この対処は微妙です。 Unicode フォーラムで開発した C による変換ルーチンを調査したいなら、 ftp://ftp.unicode.org/Public/PROGRAMS/CVTUTF/ConvertUTF.c を 利用してみてはどうでしょうか。 このルーチンがオープンソースかどうかはっきりしませんので(ライセンスを読んでも、 修正可能かどうかわかりません)、その点は注意してください。
このセクションでは UTF-8 を論じます。UCS で多バイトをエンコードするのに 最も一般的で、各種の国際化テキストが抱える問題を簡単に扱えるからです。 しかし、それだけがエンコードでないのも事実です。

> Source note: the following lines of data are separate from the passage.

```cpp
namespace miseg_core {
static hipEvent_t next_fork_event() {
    constexpr int kRing = 256, kDev = 16;
    struct Ring { hipEvent_t ev[kRing]; int made = 0, next = 0; };
    static thread_local Ring rings[kDev];
    int dev = 0;
    if (hipGetDevice(&dev) != hipSuccess || dev < 0 || dev >= kDev) return nullptr;
    Ring& r = rings[dev];
    constexpr unsigned flags = hipEventDisableTiming | hipEventDisableSystemFence;
    if (r.made < kRing) {
        if (hipEventCreateWithFlags(&r.ev[r.made], flags) != hipSuccess) return nullptr;
        ++r.made;
    }
    hipEvent_t ev = r.ev[r.next % r.made];
    r.next = (r.next + 1) % kRing;
    return ev;
}
}

extern "C" int miseg_stream_wait_stream(void* waiter, void* producer) {
    MISEG_TAPE(miseg_stream_wait_stream, waiter, producer);
    if (waiter == producer) return MISEG_OK;
    hipEvent_t ev = miseg_core::next_fork_event();
    if (!ev) return miseg_core::fail(MISEG_E_LAUNCH, "stream_wait_stream: hipEventCreateWithFlags failed");
    hipError_t e = hipEventRecord(ev, reinterpret_cast<hipStream_t>(producer));
    if (e == hipSuccess) e = hipStreamWaitEvent(reinterpret_cast<hipStream_t>(waiter), ev, 0);
    if (e != hipSuccess) return miseg_core::fail(MISEG_E_LAUNCH, "stream_wait_stream: %s", hipGetErrorString(e));
    return MISEG_OK;
}
```

mi-based-regularized-semi-supervised-segmentation_amd/csrc/conv.hip:

```cpp
#include "common.h"

namespace miseg {

constexpr int kCT = 256;
constexpr int TH = 16;
constexpr int CK = 32;

template <typename T> struct Mma;
template <> struct Mma<bf16> {
    static constexpr int CKP = 40;
    static constexpr int KP = 48;
    static constexpr int VEC = 8;
    typedef s16x8 Frag;
    static __device__ __forceinline__ Frag load(const bf16* base, int kq) { return *reinterpret_cast<const Frag*>(base + 8 * kq); }
    static __device__ __forceinline__ void mma_chunk(const Frag& a, const Frag& b, f32x4& c) {
        c = __builtin_amdgcn_mfma_f32_16x16x32_bf16(a, b, c, 0, 0, 0);
    }
};
template <> struct Mma<float> {
    static constexpr int CKP = 34;
    static constexpr int KP = 34;
    static constexpr int VEC = 4;
    struct Frag { float v[8]; };
    static __device__ __forceinline__ Frag load(const float* base, int kq) {
        Frag f;
#pragma unroll
        for (int s = 0; s < 8; ++s) f.v[s] = base[4 * s + kq];
        return f;
    }
    static __device__ __forceinline__ void mma_chunk(const Frag& a, const Frag& b, f32x4& c) {
#pragma unroll
        for (int s = 0; s < 8; ++s) c = __builtin_amdgcn_mfma_f32_16x16x4f32(a.v[s], b.v[s], c, 0, 0, 0);
    }
};

struct ConvSrc {
    const void* p0; const void* p1;
    int C0, C1, ups0, ups1;
};

template <typename T>
__device__ __forceinline__ void zero_vec(T* dst) {
#pragma unroll
    for (int i = 0; i < Mma<T>::VEC; ++i) dst[i] = from_f32<T>(0.f);
}

template <typename T, int COT, int TW, int THT, bool POOL = false, bool BNL = false, bool RED = false, int NW = 4>
__global__ __launch_bounds__(64 * NW, 1) void conv3x3_kernel(ConvSrc src, int N, int H, int W, const T* __restrict__ wpk, int Cout,
                                                        T* __restrict__ out, float* __restrict__ stats, BnFinish fin, BnLoad bl, BnRed br) {
    static_assert(!(RED && POOL), "the epilogue reduce exists for full-resolution outputs");
    typedef Mma<T> MM;
    constexpr int kCT = 64 * NW;
    static_assert(THT % NW == 0, "whole rows per wave");
    constexpr int VEC = MM::VEC, NT = COT / 16, MTR = TW / 16, RW = THT / NW, MTW = RW * MTR;
    constexpr int KP = MM::KP;
    constexpr int IW = TW + 2, IH = THT + 2;
    constexpr int NIS = (IH * IW * (CK / VEC) + kCT - 1) / kCT, NWS = (9 * COT * (CK / VEC) + kCT - 1) / kCT;
    extern __shared__ __attribute__((aligned(16))) unsigned char smem[];
    T* Is = reinterpret_cast<T*>(smem);
    T* Ws = Is + IH * IW * KP;
    const int Cin = src.C0 + src.C1;
    const int tid = threadIdx.x, lane = tid & 63, wv = tid >> 6, l15 = lane & 15, kq = lane >> 4;
    const int tilesC = (W + TW - 1) / TW, tilesR = (H + THT - 1) / THT;
    const int tc = blockIdx.x % tilesC, tr = (blockIdx.x / tilesC) % tilesR, n = blockIdx.x / (tilesC * tilesR);
    const int h0 = tr * THT, w0 = tc * TW, co0 = blockIdx.y * COT;

    f32x4 acc[MTW][NT];
#pragma unroll
    for (int m = 0; m < MTW; ++m)
#pragma unroll
        for (int t = 0; t < NT; ++t) acc[m][t] = f32x4{0.f, 0.f, 0.f, 0.f};

    uint4 pin[NIS], pwt[NWS];
    uint4 pgy[BNL ? NIS : 1];
    float cfr[BNL ? kBwdCoefRows * VEC : 1];
    unsigned okm = 0;
    static_assert(NIS <= 32 && kCT % (CK / VEC) == 0, "slot mask / per-thread channel vector");
    const uint4 zero4 = make_uint4(0u, 0u, 0u, 0u);
    auto fetch = [&](int c0) __attribute__((always_inline)) {
        if (BNL) {
            okm = 0;
            const int c = c0 + (tid % (CK / VEC)) * VEC;
#pragma unroll
// ... 370 lines not shown
                            float v = acc[m0][t][r] + acc[m1][t][r];
                            v += __shfl_xor(v, 1, 64);
                            pk[r] = from_f32<T>(v);
                        }
                        if (!mine) continue;
                        if (co + 3 < Cout) *reinterpret_cast<uint2*>(op + co) = *reinterpret_cast<const uint2*>(pk);
                        else {
#pragma unroll
                            for (int r = 0; r < 4; ++r)
                                if (co + r < Cout) op[co + r] = pk[r];
                        }
                    }
                }
            } else {
#pragma unroll
                for (int m = 0; m < MTW; ++m) {
                    const int h = h0 + wv * RW + m / MTR, w = w0 + (m % MTR) * 16 + l15;
                    const bool ok = h < H && w < W;
                    const size_t px = ((size_t)n * H + h) * W + w;
#pragma unroll
                    for (int t = 0; t < NT; ++t) {
                        const int co = co0 + t * 16 + kq * 4;
                        T* op = out + px * Cout;
                        if (fin.out1) op = co < fin.split ? out + px * fin.split : reinterpret_cast<T*>(fin.out1) + px * (Cout - fin.split) - fin.split;
                        if (ok && co + 3 < Cout) {
                            T pk[4];
#pragma unroll
                            for (int r = 0; r < 4; ++r) {
                                const float v = acc[m][t][r];
                                pk[r] = from_f32<T>(v);
                                s1[t][r] += v;
                                s2[t][r] += v * v;
                            }
                            *reinterpret_cast<uint2*>(op + co) = *reinterpret_cast<const uint2*>(pk);
                        } else if (ok) {
#pragma unroll
                            for (int r = 0; r < 4; ++r)
                                if (co + r < Cout) {
                                    const float v = acc[m][t][r];
                                    op[co + r] = from_f32<T>(v);
                                    s1[t][r] += v;
                                    s2[t][r] += v * v;
                                }
                        }
                    }
                }
            }
        }
        advance(p);
    };
    while (p.tile < t_end) {
        stage(pinA, pwtA);
        if constexpr (DEPTH == 2) {
            if (p.tile >= t_end) break;
            stage(pinB, pwtB);
        }
    }
    if (!POOL && stats) {
        __shared__ float sred[NW][2][COT];
#pragma unroll
        for (int t = 0; t < NT; ++t)
#pragma unroll
            for (int r = 0; r < 4; ++r) {
                float a = s1[t][r], b = s2[t][r];
#pragma unroll
                for (int off = 1; off < 16; off <<= 1) {
                    a += __shfl_xor(a, off, 64);
                    b += __shfl_xor(b, off, 64);
                }
                if (l15 == 0) { sred[wv][0][t * 16 + kq * 4 + r] = a; sred[wv][1][t * 16 + kq * 4 + r] = b; }
            }
        __syncthreads();
        if (tid < COT && co0 + tid < Cout) {
            float a = sred[0][0][tid] + sred[1][0][tid] + sred[2][0][tid] + sred[3][0][tid];
            float b = sred[0][1][tid] + sred[1][1][tid] + sred[2][1][tid] + sred[3][1][tid];
#pragma unroll
            for (int q = 4; q < NW; ++q) { a += sred[q][0][tid]; b += sred[q][1][tid]; }
            if (fin.acc) {
                bn_acc_add(fin.acc + co0 + tid, fin.acc + 2 * Cout, a);
                bn_acc_add(fin.acc + Cout + co0 + tid, fin.acc + 2 * Cout, b);
            } else {
                stats[((size_t)blockIdx.x * 2 + 0) * Cout + co0 + tid] = a;
                stats[((size_t)blockIdx.x * 2 + 1) * Cout + co0 + tid] = b;
            }
        }
    }
}
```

他のエンコードとして UTF-16 や UTF-7 のようなエンコードがあり、同様な問題を抱えていますので、 同じような理由で検証しなければいけません。
もう 1 つの問題として、複数の表現法で表せるものが ISO 10646 や Unicode に ある点です。 たとえば、アクセント文字の中には 1 文字(アクセント付き)で表現できるもの がありますが、文字の組み合わせ(たとえば、ベースになる文字にアクセントをのせる) で表現できるものもあります。 この 2 つの形式は、同一であるかもしれません。 幅がないスペースを挿入した結果、異なるものが見た目同じように見えることもあり ます。 そのような隠れたテキストが存在する状況において、プログラムに影響が出る点に 注意を払ってください。 これは一筋縄では行かない問題です。プログラムは、特定の文字列をどのように表示 するのかを完全に掌握しているクライアントに対して、そのようなきつい制約を かけていない場合が大半です(クライアントのフォントや表示特性、ロカール等に 依存しているので)。